The Euclidean Algorithm
- The Euclidean algorithm is an algorithm to find the greatest common divisor of two integers.
- i.e. given integers \(a\) and \(b\), find the largest integer that divides both.
- It relies on this theorem…
Theorem: For integers \(a\), \(b\), \(q\), and \(r\) with \(a=bq+r\), \(\gcd(a,b)=\gcd(b,r)\).
Proof: Suppose \(d\) is a common divisor of both \(a\) and \(b\). Then from earlier theorems about divisibility, \(d\) also divides \(a-bq=r\). Thus any common divisor of \(a\) and \(b\) is also a divisor of \(r\).
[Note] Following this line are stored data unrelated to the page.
int weight_grad(PlbEngine* e, const bf16_t* A, int lda, int Ncols, const bf16_t* Bm, int ldb, int64_t Mtot, int N,
                       int K, float* out, hipStream_t s, bool side_slab) {
  PlbGemmTN t;
  memset(&t, 0, sizeof(t));
  t.A = A; t.lda = lda; t.Ncols = Ncols; t.B = Bm; t.ldb = ldb; t.Mtot = (int)Mtot; t.N = N; t.K = K;
  t.splits = tn_splits(Mtot, N, K, &t.rows_per_split);
  const bool direct = t.splits == 1 && N == Ncols;
  if (!direct && (int64_t)t.splits * N * K > (side_slab ? e->slab2_floats : e->slab_floats)) return fail("weight_grad: slab too small");
  t.slab = direct ? out : e->at<float>(side_slab ? e->o_slab2 : e->o_slab);
  if (N == Ncols && tn_big(Mtot, Ncols, K)) {
    const int tok = plb_prof_begin(PLB_K_GEMM_TN, s, 2.0 * (double)Mtot * N * K, 0.0);
    TRY(plb_launch_gemm_tn_big(&t, s));
    plb_prof_end(tok, s);
  } else {
    TRY(plb_launch_gemm_tn(&t, s));
  }
  if (!direct) TRY(plb_launch_reduce_slabs(t.slab, t.splits, (size_t)N * K, out, 0, s));
  return 0;
}

int weight_grad8(PlbEngine* e, const uint8_t* A8, const uint8_t* B8, int64_t Mtot, int N, int K, int site_a, int site_b,
                        float* out, hipStream_t s) {
  PlbGemmTN t;
  memset(&t, 0, sizeof(t));
  t.A = reinterpret_cast<const bf16_t*>(A8); t.lda = N; t.Ncols = N; t.B = reinterpret_cast<const bf16_t*>(B8); t.ldb = K;
  t.Mtot = (int)Mtot; t.N = N; t.K = K;
  t.splits = tn_splits(Mtot, N, K, &t.rows_per_split);
  t.rows_per_split = (int)rup(t.rows_per_split, 128);
  t.splits = (int)((Mtot + t.rows_per_split - 1) / t.rows_per_split);
  if ((int64_t)t.splits * N * K > e->slab_floats) return fail("weight_grad8: slab too small");
  t.slab = e->at<float>(e->o_slab);
  t.deq_a = f8_deq(e, f8_site(e, site_a, 0)); t.deq_b = f8_deq(e, f8_site(e, site_b, 0));
  const int tok = plb_prof_begin(PLB_K_GEMM_TN_FP8, s, 2.0 * (double)Mtot * N * K, 0.0);
  TRY(plb_launch_gemm_tn_fp8(&t, s));
  plb_prof_end(tok, s);
  TRY(plb_launch_reduce_slabs(t.slab, t.splits, (size_t)N * K, out, 0, s));
  return 0;
}

static int post_attention_bwd(PlbEngine* e, const Bwd& c, int l, const Slots& sl, const bf16_t* dy) {
  const int H = e->H, I = e->I, T = c.T, Tp = (int)c.Tp;
  hipStream_t s = c.s;
  const F8Site sDP(e, F8_DP, l), sDU(e, F8_DU, l), sDP1(e, F8_DP1, l);
  if (l == e->L - 1 && ln_bwd(e, ln2_slot(e, sl), c.prows, dy, sl.dpre2, T, Tp, c.f8 ? sl.dp8 : nullptr, sDP, s)) return 1;
  if (c.calib) TRY(plb_launch_amax(sl.dpre2, 1, (size_t)T, H, H, sDP.amax, s));
  PlbGemmNT g = nt_desc(sl.dpre2, e->at<bf16_t>(e->o_w2T), Tp, I, H);
  g.aux = sl.u; g.ldaux = I; g.C = sl.du; g.ldc = I;
  if (c.du_rows > 0) g.colpart = sl.ducol;
  if (c.f8) f8_out(&g, sl.du8, I, sDU, 1);
  const F8Op ou = f8_op(sl.dp8, sDP, F8Weight(e, F8W_2T), 1);
  if (e->u_is_derivative) {
    if (e->tn8_call) g.C = nullptr;
    TRY(gemm_nt_gelud_any(&g, 1, c.f8 ? &ou : nullptr, s));
  } else {
    TRY(gemm_nt_any(&g, 2, c.f8 ? &ou : nullptr, s));
  }
  if (c.calib) TRY(plb_launch_amax(sl.du, 1, (size_t)T, I, I, sDU.amax, s));
  g = nt_desc(sl.du, e->at<bf16_t>(e->o_w1T), Tp, H, I);
  g.res = sl.dpre2; g.ldr = H; g.C = e->at<bf16_t>(e->o_da); g.ldc = H;
  const F8Op oa = f8_op(sl.du8, sDU, F8Weight(e, F8W_1T), 1);
  if (gemm_ln_bwd(e, &g, c.f8 ? &oa : nullptr, c.fuse_b, ln1_slot(e, sl), c.prows, sl.dpre1, T, Tp, c.f8 ? sl.dp18 : nullptr,
                  sDP1, s))
    return 1;
  if (c.calib) TRY(plb_launch_amax(sl.dpre1, 1, (size_t)T, H, H, sDP1.amax, s));
  g = nt_desc(sl.dpre1, e->at<bf16_t>(e->o_wdT), Tp, H, H);
  g.C = e->at<bf16_t>(e->o_dctx); g.ldc = H;
  const F8Op oc = f8_op(sl.dp18, sDP1, F8Weight(e, F8W_DT), 1);
  TRY(gemm_nt_any(&g, 0, c.f8 ? &oc : nullptr, s));
  return 0;
}

static int last_application_bwd_pruned(PlbEngine* e, const Bwd& c, const Slots& sl, const Prune* pr) {
  const int H = e->H, I = e->I, L = e->L, Mc = pr->Mc, n = pr->n;
  hipStream_t s = c.s;
  const F8Site sDP(e, F8_DP, L - 1), sDU(e, F8_DU, L - 1), sDP1(e, F8_DP1, L - 1);
  bf16_t* const dac = e->at<bf16_t>(e->o_da);
  bf16_t* const dctxc = e->at<bf16_t>(e->o_dy0);
  bf16_t* const dctx = e->at<bf16_t>(e->o_dctx);
  if (ln_bwd(e, ln2_slot(e, sl), c.prows, e->at<bf16_t>(e->o_dhm), sl.dpre2, Mc, Mc, nullptr, F8Site(), s)) return 1;
  if (c.calib) TRY(plb_launch_amax(sl.dpre2, 1, (size_t)n, H, H, sDP.amax, s));
  PlbGemmNT g = nt_desc(sl.dpre2, e->at<bf16_t>(e->o_w2T), Mc, I, H);
  g.aux = sl.u; g.ldaux = I; g.C = sl.du; g.ldc = I;
  TRY(plb_launch_gemm_nt(&g, 2, 0, s));
  if (c.calib) TRY(plb_launch_amax(sl.du, 1, (size_t)n, I, I, sDU.amax, s));
  if (c.du_rows > 0) {
    TRY(plb_launch_colsum(sl.du, 1, (size_t)Mc, I, I, sl.ducol, I, 0, e->at<float>(e->o_scratch), 16, s));
    if (c.du_rows > 1) HIPTRY(hipMemsetAsync(sl.ducol + I, 0, (size_t)(c.du_rows - 1) * I * 4, s));
  }
  g = nt_desc(sl.du, e->at<bf16_t>(e->o_w1T), Mc, H, I);
  g.res = sl.dpre2; g.ldr = H; g.C = dac; g.ldc = H;
  if (gemm_ln_bwd(e, &g, nullptr, false, ln1_slot(e, sl), c.prows, sl.dpre1, Mc, Mc, nullptr, F8Site(), s)) return 1;
  if (c.calib) TRY(plb_launch_amax(sl.dpre1, 1, (size_t)n, H, H, sDP1.amax, s));
  if (e->tn8_call) {
    const void* src[3] = {sl.dpre2, sl.du, sl.dpre1}; const int fl[3] = {3, 3, 3};
    const size_t nel[3] = {(size_t)Mc * H, (size_t)Mc * I, (size_t)Mc * H};
    const float* sc[3] = {sDP.scale, sDU.scale, sDP1.scale};
    uint8_t* dst[3] = {sl.dp8, sl.du8, sl.dp18};
    float* am[3] = {sDP.amax, sDU.amax, sDP1.amax};
    TRY(plb_launch_quantize_multi(3, src, fl, nel, sc, dst, am, s));
  }
  g = nt_desc(sl.dpre1, e->at<bf16_t>(e->o_wdT), Mc, H, H);
  g.C = dctxc; g.ldc = H;
  TRY(plb_launch_gemm_nt(&g, 0, 0, s));
  HIPTRY(hipMemsetAsync(dctx, 0, (size_t)c.Tp * H * 2, s));
  TRY(plb_launch_scatter_rows(dctxc, H, pr->rows, n, H, dctx, H, s));
  HIPTRY(hipMemsetAsync(dac, 0, (size_t)c.Tp * H * 2, s));
  TRY(plb_launch_scatter_rows(sl.dpre1, H, pr->rows, n, H, dac, H, s));
  return 0;
}
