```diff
@@ -1048,14 +1079,12 @@
   if (st.phase != A2_ACCEPT) return;
   const A2Node nd = a.nodes[nid];
   const int rank = st.rank;
-  double vn2 = 0.0, un2 = 0.0;
+  double vn2, un2;
   const int nvs = (nd.n_cols + A2_THREADS - 1) / A2_THREADS, nus = (nd.n_rows + A2_THREADS - 1) / A2_THREADS;
   const double* vp0 = a.vpart + (int64_t)nd.cchunk0 * A2_NSUB * (a.capmax + 1);
   const double* up0 = a.upart + (int64_t)nd.rchunk0 * A2_NSUB * (a.capmax + 1);
-  for (int c = threadIdx.x; c < nvs; c += blockDim.x) vn2 += vp0[(int64_t)c * (a.capmax + 1)];
-  for (int c = threadIdx.x; c < nus; c += blockDim.x) un2 += up0[(int64_t)c * (a.capmax + 1)];
-  vn2 = block_sum(vn2, S.red);
-  un2 = block_sum(un2, S.red);
+  vn2 = a2_layout_sum(vp0, a.capmax + 1, nvs, S.red);
+  un2 = a2_layout_sum(up0, a.capmax + 1, nus, S.red);
   double vdot = 0.0, udot = 0.0;
   for (int k = threadIdx.x; k < rank; k += blockDim.x) {
     double sv = 0.0, su = 0.0;
```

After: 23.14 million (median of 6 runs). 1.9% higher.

Similarly, consider a factor \(e\) that divides both \(b\) and \(r\). Then \(e\) also divides \(bq+r=a\). Thus the set of common divisors of \(a\) and \(b\) and of \(b\) and \(r\) are the same. Then the largest element of those sets must also be identical.∎
- Note that \(r\) here could be \(a\mathop{\mathbf{mod}}b\), but doesn't have to be.
- This is the algorithm:
procedure gcd(a, b) while b ≠ 0 a, b = b, a mod b return a
- From the above theorem, the GCD of \(a\) and \(b\) doesn't change as the loop runs.
- We exit after \(a\mathop{\mathbf{mod}}b = 0\). Then \(b\mid a\), so the GCD of the two is \(b\) (which has shifted into \(a\) by the time we exit the loop).
- An example to find \(\gcd(123,345)\):
\(a\) \(b\) \(a\mathop{\mathbf{mod}}b\) 123 345 123 345 123 99 123 99 24 99 24 3 24 3 0 3 0 - So, \(\gcd(123,345)=3\).
- What is the running time of Euclid's algorithm?
- \(O(\log( \min(a,b)))\), but not for any obvious reason. (The text does prove it in section 4.3.)